PolyGen: An Autoregressive Generative Model of 3D Meshes
This addresses a core problem in computer graphics, robotics, and games development by enabling direct mesh generation, though it is incremental as it builds on existing Transformer architectures.
The paper tackles the challenge of directly generating 3D polygon meshes, which are efficient for geometry but difficult for learning-based methods, by proposing an autoregressive Transformer model that predicts vertices and faces sequentially, achieving high-quality meshes and establishing log-likelihood benchmarks.
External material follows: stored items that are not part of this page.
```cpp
enum class LearnMode { Loss, Learn, GradOnly };
struct LearnCall {
    const isdqn_net_config* cfg = nullptr;
    LearnMode mode = LearnMode::Loss;
    float *params = nullptr, *adam_m = nullptr, *adam_v = nullptr;
    int32_t* adam_count = nullptr;
    const float* target_params = nullptr;
    const isdqn_batch* batch = nullptr;
    float *losses = nullptr, *loss_accum = nullptr, *q_values = nullptr, *targets = nullptr;
    double* priorities = nullptr;
    float* grad_out = nullptr;
    float* ws = nullptr;
    hipStream_t st = nullptr;
    HeadSel sel;
    float weight_decay = 0.f;
    int32_t decay_kinds = 0;
    float wd(int kind) const { return ((decay_kinds >> kind) & 1) ? weight_decay : 0.f; }
    float cql_alpha = 0.f;
    bool mixture = false;
    const float* mix_alpha = nullptr;
    int32_t n_mix = 0;
    bool learn() const { return mode != LearnMode::Loss; }
    bool update() const { return mode == LearnMode::Learn; }
};

static int resolve_heads(const Plan& P, HeadSel& sel) {
    if (sel.K <= 0) return sel = HeadSel{P.oh, 0, P.K}, ISDQN_OK;
    ISDQN_REQUIRE(sel.on0 >= 0 && sel.tg0 >= 0 && sel.on0 + sel.K <= P.n_heads && sel.tg0 + sel.K <= P.n_heads && sel.K <= P.K, ISDQN_ERR_ARG,
                  "head selection outside the network's heads");
    return ISDQN_OK;
}

static void moments_of_a_gradient_only_pass(LearnCall& call) { call.adam_m = call.adam_v = call.params; }


struct AdamList {
    std::vector<AdamEntry> e;
    AdamList() { e.reserve(ADAM_MAX_ENTRIES); }
    void add(int64_t p_off, int64_t size, const float* g, int n_slabs, int64_t stride, float wd) {
        e.push_back(AdamEntry{p_off, size, stride, g, n_slabs, 0, wd});
    }
    AdamTable table(size_t e0, int per_block = 64) const {
        AdamTable tab;
        tab.n = 0;
        tab.total_blocks = 0;
        for (size_t k = e0; k < e.size() && k < e0 + ADAM_MAX_ENTRIES; ++k) {
            AdamEntry& t = tab.e[tab.n++];
            t = e[k];
            t.block_start = tab.total_blocks;
            tab.total_blocks += (int)((t.size + per_block - 1) / per_block);
        }
        return tab;
    }
    int launch(hipStream_t st, const Plan& P, const isdqn_net_config* cfg, float* params, float* adam_m, float* adam_v, float* ws, float* grad_out,
               bool update) const {
        for (size_t e0 = 0; e0 < e.size(); e0 += ADAM_MAX_ENTRIES) {
            const AdamTable tab = table(e0);
            hipLaunchKernelGGL(adam_kernel, dim3(tab.total_blocks), dim3(256), 0, st, tab, params, adam_m, adam_v, ws + P.adam_tab_off, cfg->learning_rate,
                               cfg->adam_b1, cfg->adam_b2, cfg->adam_eps, grad_out, ws + P.wsplit_off, update ? 1 : 0);
            ISDQN_HIP_CHECK(hipGetLastError());
        }
        return ISDQN_OK;
    }
};
static int adam_launch(const AdamList& list, hipStream_t st, const Plan& P, const LearnCall& c) {
    return list.launch(st, P, c.cfg, c.params, c.adam_m, c.adam_v, c.ws, c.grad_out, c.update());
}

static int loss_finalize(const Plan& P, const isdqn_net_config* cfg, float* ws, int n_blk, int K, int width, float* losses, float* loss_accum,
                         bool head_bias_grad, int32_t* adam_count, hipStream_t st) {
    float* loss_part = ws + P.lpart_off;
    hipLaunchKernelGGL(loss_finalize_kernel, dim3(ceil_div(K, 16) + ceil_div(width, 16)), dim3(256), 0, st, loss_part, loss_part + (int64_t)n_blk * K, n_blk,
                       P.B, K, width, losses, loss_accum, head_bias_grad ? ws + P.dbh_off : nullptr, adam_count, cfg->adam_b1, cfg->adam_b2,
                       ws + P.adam_tab_off);
    ISDQN_HIP_CHECK(hipGetLastError());
    return ISDQN_OK;
}

static inline const float* batch_discount(const isdqn_batch* batch) {
    return (batch->flags & ISDQN_BATCH_DISCOUNT) ? reinterpret_cast<const isdqn_batch_discount*>(batch)->discount : nullptr;
}
static inline void batch_decay(const isdqn_batch* batch, float* weight_decay, int32_t* decay_kinds) {
    const bool has = batch != nullptr && (batch->flags & ISDQN_BATCH_WEIGHT_DECAY);
    const isdqn_batch_decay* d = reinterpret_cast<const isdqn_batch_decay*>(batch);
    *weight_decay = has ? d->weight_decay : 0.f;
    *decay_kinds = has ? d->decay_kinds : 0;
}
static inline float batch_conservative(const isdqn_batch* batch) {
    const bool has = batch != nullptr && (batch->flags & ISDQN_BATCH_CONSERVATIVE);
    return has ? reinterpret_cast<const isdqn_batch_conservative*>(batch)->cql_alpha : 0.f;
}
static inline bool batch_mixture(const isdqn_batch* batch, const float** alpha, int32_t* n_mix) {
    const bool has = batch != nullptr && (batch->flags & ISDQN_BATCH_MIXTURE);
    const isdqn_batch_mixture* m = reinterpret_cast<const isdqn_batch_mixture*>(batch);
    *alpha = has ? m->alpha : nullptr;
    *n_mix = has ? m->n_mix : 0;
    return has;
}
static int check_conservative(float cql_alpha) {
    ISDQN_REQUIRE(cql_alpha >= 0.f && cql_alpha <= 3.4028234e38f, ISDQN_ERR_ARG, "cql_alpha must be finite and >= 0");
    return ISDQN_OK;
}
static int check_decay(float weight_decay, int32_t decay_kinds) {
    ISDQN_REQUIRE(weight_decay >= 0.f && weight_decay <= 3.4028234e38f, ISDQN_ERR_ARG, "weight_decay must be finite and >= 0");
    ISDQN_REQUIRE((decay_kinds & ~ISDQN_DECAY_KINDS_ALL) == 0, ISDQN_ERR_ARG, "decay_kinds: bits 0..6 only (kinds 7 and 8 are running statistics)");
    ISDQN_REQUIRE(weight_decay == 0.f || decay_kinds != 0, ISDQN_ERR_ARG, "weight_decay > 0 needs at least one kind in decay_kinds");
    return ISDQN_OK;
}

static int loss_and_finalize(const Plan& P, const LearnCall& c, bool double_q = false, const float* val_rows = nullptr,
                             const float* state_val_rows = nullptr) {
    const isdqn_net_config* cfg = c.cfg;
    const isdqn_batch* batch = c.batch;
    float* ws = c.ws;
    const int B = P.B, K = c.sel.K, on0 = c.sel.on0, tg0 = c.sel.tg0;
    const bool learn = c.learn();
    const Munchausen mu{cfg->munchausen_tau, cfg->munchausen_alpha, cfg->munchausen_clip};
    if (state_val_rows == nullptr) state_val_rows = ws + P.out_off;
    const float* mun_rows = mu.tau > 0.f ? state_val_rows : nullptr;
    const float* next_rows = ws + P.out_off + (int64_t)B * P.nlog_p;
    if (val_rows == nullptr) val_rows = next_rows;
    const float* sel_rows = double_q ? next_rows : nullptr;
    const int R = P.head_nb > 0 ? rows_per_wg(K, P.head_nb) : 0;
    const int n_blk = R ? ceil_div(B, R) : ceil_div(B, TD_ROWS);
    float* loss_part = ws + P.lpart_off;
    HeadLossArgs a{};
// ... 116 lines not shown
```

Baseline: 4348.

## Process multiple dgrad tiles per workgroup, reusing the staged image and prefetching the next tile

Measured after the change: 4255. -2.1%, worse.

```diff
diff --git a/is-dqn_amd/csrc/common.h b/is-dqn_amd/csrc/common.h
--- a/is-dqn_amd/csrc/common.h
+++ b/is-dqn_amd/csrc/common.h
@@ -56,8 +56,10 @@
 
 #if defined(ISDQN_DEV)
 #define ISDQN_DEV_ENV(name) (getenv(name) != nullptr)
+#define ISDQN_DEV_ENV_INT(name) (getenv(name) != nullptr ? atoi(getenv(name)) : 0)
 #else
 #define ISDQN_DEV_ENV(name) (false)
+#define ISDQN_DEV_ENV_INT(name) (0)
 #endif
 
 #if defined(ISDQN_DEV)
@@ -83,6 +85,16 @@
     if (hipGetDevice(&d) != hipSuccess || d < 0 || d >= ISDQN_MAX_DEVICES) d = 0;
     return d;
 }
+static inline int device_cu_count() {
+    static int cus[ISDQN_MAX_DEVICES] = {0};
+    const int d = current_device_slot();
+    if (cus[d] == 0) {
+        int n = 0;
+        if (hipDeviceGetAttribute(&n, hipDeviceAttributeMultiprocessorCount, d) != hipSuccess || n <= 0) n = 256;
+        cus[d] = n;
+    }
+    return cus[d];
+}
 struct LdsConfigured {
     int bytes[ISDQN_MAX_DEVICES] = {0};
 };
diff --git a/is-dqn_amd/csrc/conv_img.h b/is-dqn_amd/csrc/conv_img.h
--- a/is-dqn_amd/csrc/conv_img.h
+++ b/is-dqn_amd/csrc/conv_img.h
@@ -856,6 +856,7 @@
     int cls_tile_start[5];
     PixelOrder cls_order[4];
     int n_classes;
+    int cpw;
 };
 
 template <int MT, int PASSES, int NT = 2>
@@ -875,26 +876,39 @@
 #if defined(ISDQN_DEV)
 #define ISDQN_STAMP(i)                                                                               \
     if (p.stamps != nullptr && threadIdx.x == 0) {                                                  \
-        p.stamps[(int64_t)blockIdx.x * 8 + (i)] = (long long)__builtin_amdgcn_s_memtime();           \
-        if ((i) == 0) p.stamps[(int64_t)blockIdx.x * 8 + 7] = (long long)__builtin_amdgcn_s_memrealtime(); \
+        p.stamps[(int64_t)wg_tile * 8 + (i)] = (long long)__builtin_amdgcn_s_memtime();              \
+        if ((i) == 0) {                                                                             \
+            p.stamps[(int64_t)wg_tile * 8 + 7] = (long long)__builtin_amdgcn_s_memrealtime();        \
+            p.stamps[(int64_t)wg_tile * 8 + 6] = (long long)pass;                                    \
+        }                                                                                           \
     }
 #define ISDQN_ABLATED(bit) ((p.ablate & (bit)) != 0)
 #else
 #define ISDQN_STAMP(i)
 #define ISDQN_ABLATED(bit) (false)
 #endif
+
+    int j, tgrp;
+    xcd_image_tile((int)blockIdx.x, p.n_img, p.tiles_per_img / p.cpw, j, tgrp);
+    const int tl0 = tgrp * p.cpw;
+    const int smask = g.stride - 1;
+    const int nsteps = (p.Kc + GEMM_BK - 1) / GEMM_BK;
+    int q0, cy, cx, n_cls_pix, py, px, rot, cls, wg_of;
+    auto set_tile = [&](int tl) {
+        cls = 0;
+        while (cls + 1 < p.n_classes && tl >= p.cls_tile_start[cls + 1]) ++cls;
+        q0 = (tl - p.cls_tile_start[cls]) * (64 * NT);
+        cy = cls >> g.stride_sh; cx = cls & smask;
+        const int Ha = (g.hin - cy + g.stride - 1) >> g.stride_sh, Wb = (g.win - cx + g.stride - 1) >> g.stride_sh;
+        n_cls_pix = Ha * Wb;
+        py = (cy + g.pad) & smask; px = (cx + g.pad) & smask;
+        const int T = p.tiles_per_img;
+        wg_of = (T > 1 && j < (p.n_img / 8) * 8) ? (j >> 3) * 8 * T + tl * 8 + (j & 7) : j * T + tl;
+        rot = (int)((unsigned)(wg_of >> 3) % (unsigned)nsteps);
+    };
+    set_tile(tl0);
+    int pass = 0, wg_tile = wg_of;
     ISDQN_STAMP(0);
-
-    int j, tl;
-    xcd_image_tile((int)blockIdx.x, p.n_img, p.tiles_per_img, j, tl);
-    int cls = 0;
-    while (cls + 1 < p.n_classes && tl >= p.cls_tile_start[cls + 1]) ++cls;
-    const int q0 = (tl - p.cls_tile_start[cls]) * (64 * NT);
-    const int smask = g.stride - 1;
-    const int cy = cls >> g.stride_sh, cx = cls & smask;
-    const int Ha = (g.hin - cy + g.stride - 1) >> g.stride_sh, Wb = (g.win - cx + g.stride - 1) >> g.stride_sh;
-    const int n_cls_pix = Ha * Wb;
-    const int py = (cy + g.pad) & smask, px = (cx + g.pad) & smask;
 
     __shared__ __attribute__((aligned(16))) float s_gb[2][64];
     float par_v = 0.f;
@@ -906,7 +920,6 @@
         par_v = *(const ISDQN_GLOBAL float*)(ok ? src + ch : zero_chunk());
     }
 
-    const int nsteps = (p.Kc + GEMM_BK - 1) / GEMM_BK;
     const int k_last = p.Kc - 8;
     constexpr int A_PER = GA::PER_THREAD;
     int a_ci0[A_PER], a_kk[A_PER], a_lds[A_PER];
@@ -954,7 +967,6 @@
     };
 
     const int nsteps_p = (nsteps + PF - 1) / PF * PF;
-    const int rot = (int)((blockIdx.x >> 3) % (unsigned)nsteps);
     auto slice = [&](int s) {
         const int k = s + rot;
         return s < nsteps ? (k >= nsteps ? k - nsteps : k) : nsteps_p;
@@ -964,8 +976,10 @@
 
     fill_image_s8<GEMM_THREADS, B_PLANES, 8>(img, p.dz_plane, p.dz + (int64_t)j * g.hout * g.wout * g.cout_p, g.hout, g.wout, g.cout_p,
                                              -p.bt, -p.bt, p.Hd, p.Wd, p.PPd, tid, p.d_chunk, p.d_Wd);
+    if (tid < 128) s_gb[tid >> 6][tid & 63] = par_v;
 
     ISDQN_STAMP(1);
+    for (;;) {
     int b_org[NT], pix_iy[NT], pix_ix[NT];
     bool pix_ok[NT];
 #pragma unroll
@@ -1042,7 +1056,6 @@
 
     static_assert(PF % 2 == 0 && PF >= 4, "the fragment sets alternate with the step parity; steps 0..3 are pre-fetched");
     Frags fr[2];
-    if (tid < 128) s_gb[tid >> 6][tid & 63] = par_v;
     stash(0, 0);
     stash(1, 1);
     fetch(0, slice(PF) * GEMM_BK);
@@ -1122,6 +1135,10 @@
     }
 
     ISDQN_STAMP(3);
+    const bool more = pass + 1 < p.cpw;
+    if (more) set_tile(tl0 + pass + 1);
+#pragma unroll
+    for (int d = 0; d < PF; ++d) fetch(d, (more ? slice(d) : nsteps_p) * GEMM_BK);
     float ga[MT][4], be[MT][4];
 #pragma unroll
     for (int mt = 0; mt < MT; ++mt) {
@@ -1223,7 +1240,7 @@
     __syncthreads();
     for (int i = tid; i < 3 * g.cin_p; i += GEMM_THREADS) {
         const int which = (i >= g.cin_p) + (i >= 2 * g.cin_p), c = i - which * g.cin_p;
-        p.part[((int64_t)blockIdx.x * 3 + which) * g.cin_p + c] =
+        p.part[((int64_t)wg_tile * 3 + which) * g.cin_p + c] =
             s_part[0][which][c] + s_part[1][which][c] + s_part[2][which][c] + s_part[3][which][c];
     }
     ISDQN_STAMP(4);
@@ -1233,6 +1250,13 @@
         ISDQN_STAMP(5);
     }
 #endif
+    if (!more) break;
+    ++pass;
+    wg_tile = wg_of;
+    __syncthreads();
+    ISDQN_STAMP(0);
+    ISDQN_STAMP(1);
+    }
 #undef ISDQN_STAMP
 #undef ISDQN_ABLATED
 }
@@ -1284,10 +1308,13 @@
     constexpr int B_PLANES = PASSES >= 3 ? 2 : 1;
     using GA = TileGeom<MT * 16, true>;
     const int lds = (2 * A_PLANES * GA::ELEMS + B_PLANES * p.dz_plane) * 2;
+    ISDQN_REQUIRE((p.cpw == 1 || p.cpw == 2 || p.cpw == 4) && p.tiles_per_img % p.cpw == 0, ISDQN_ERR_ARG,
+                  "data gradient: tiles per workgroup must be 1, 2 or 4 and divide the tiles of an image");
+    const int grid = p.n_img * (p.tiles_per_img / p.cpw);
     static LdsConfigured configured;
     if (int rc = ensure_dynamic_lds(&conv_dgrad_img_kernel<MT, PASSES, NT>, lds, configured)) return rc;
-    ISDQN_REPORT_OCCUPANCY((&conv_dgrad_img_kernel<MT, PASSES, NT>), GEMM_THREADS, lds, p.n_img * p.tiles_per_img);
-    hipLaunchKernelGGL((conv_dgrad_img_kernel<MT, PASSES, NT>), dim3(p.n_img * p.tiles_per_img), dim3(GEMM_THREADS), lds, st, p);
+    ISDQN_REPORT_OCCUPANCY((&conv_dgrad_img_kernel<MT, PASSES, NT>), GEMM_THREADS, lds, grid);
+    hipLaunchKernelGGL((conv_dgrad_img_kernel<MT, PASSES, NT>), dim3(grid), dim3(GEMM_THREADS), lds, st, p);
     ISDQN_HIP_CHECK(hipGetLastError());
     return ISDQN_OK;
 }
diff --git a/is-dqn_amd/csrc/net_launch.h b/is-dqn_amd/csrc/net_launch.h
--- a/is-dqn_amd/csrc/net_launch.h
+++ b/is-dqn_amd/csrc/net_launch.h
@@ -479,6 +479,13 @@
     if (lds > 150 * 1024) return ISDQN_OK;
     int rc;
     ISDQN_REQUIRE(acc == l.dgi_tiles, ISDQN_ERR_ARG, "data-gradient tiling differs from the plan's");
+    dp.cpw = (l.dgi_tile_pix == 128 && acc % 2 == 0 && n_img * acc > 2 * device_cu_count()) ? 2 : 1;
+#if defined(ISDQN_DEV)
+    if (const int forced = ISDQN_DEV_ENV_INT("ISDQN_DGRAD_CPW")) {
+        const char* only = getenv("ISDQN_DGRAD_CPW_LAYER");
+        if (only == nullptr || strcmp(only, l.name) == 0) dp.cpw = forced;
+    }
+#endif
 #if ISDQN_DGRAD_TILE64_BELOW > 0
     if (l.dgi_tile_pix == 64) {
         if (passes == 3) rc = mt == 2 ? launch_conv_dgrad_img<2, 3, 1>(dp, st) : launch_conv_dgrad_img<4, 3, 1>(dp, st);
```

Polygon meshes are an efficient representation of 3D geometry, and are of central importance in computer graphics, robotics and games development. Existing learning-based approaches have avoided the challenges of working with 3D meshes, instead using alternative object representations that are more compatible with neural architectures and training approaches. We present an approach which models the mesh directly, predicting mesh vertices and faces sequentially using a Transformer-based architecture. Our model can condition on a range of inputs, including object classes, voxels, and images, and because the model is probabilistic it can produce samples that capture uncertainty in ambiguous scenarios. We show that the model is capable of producing high-quality, usable meshes, and establish log-likelihood benchmarks for the mesh-modelling task. We also evaluate the conditional models on surface reconstruction metrics against alternative methods, and demonstrate competitive performance despite not training directly on this task.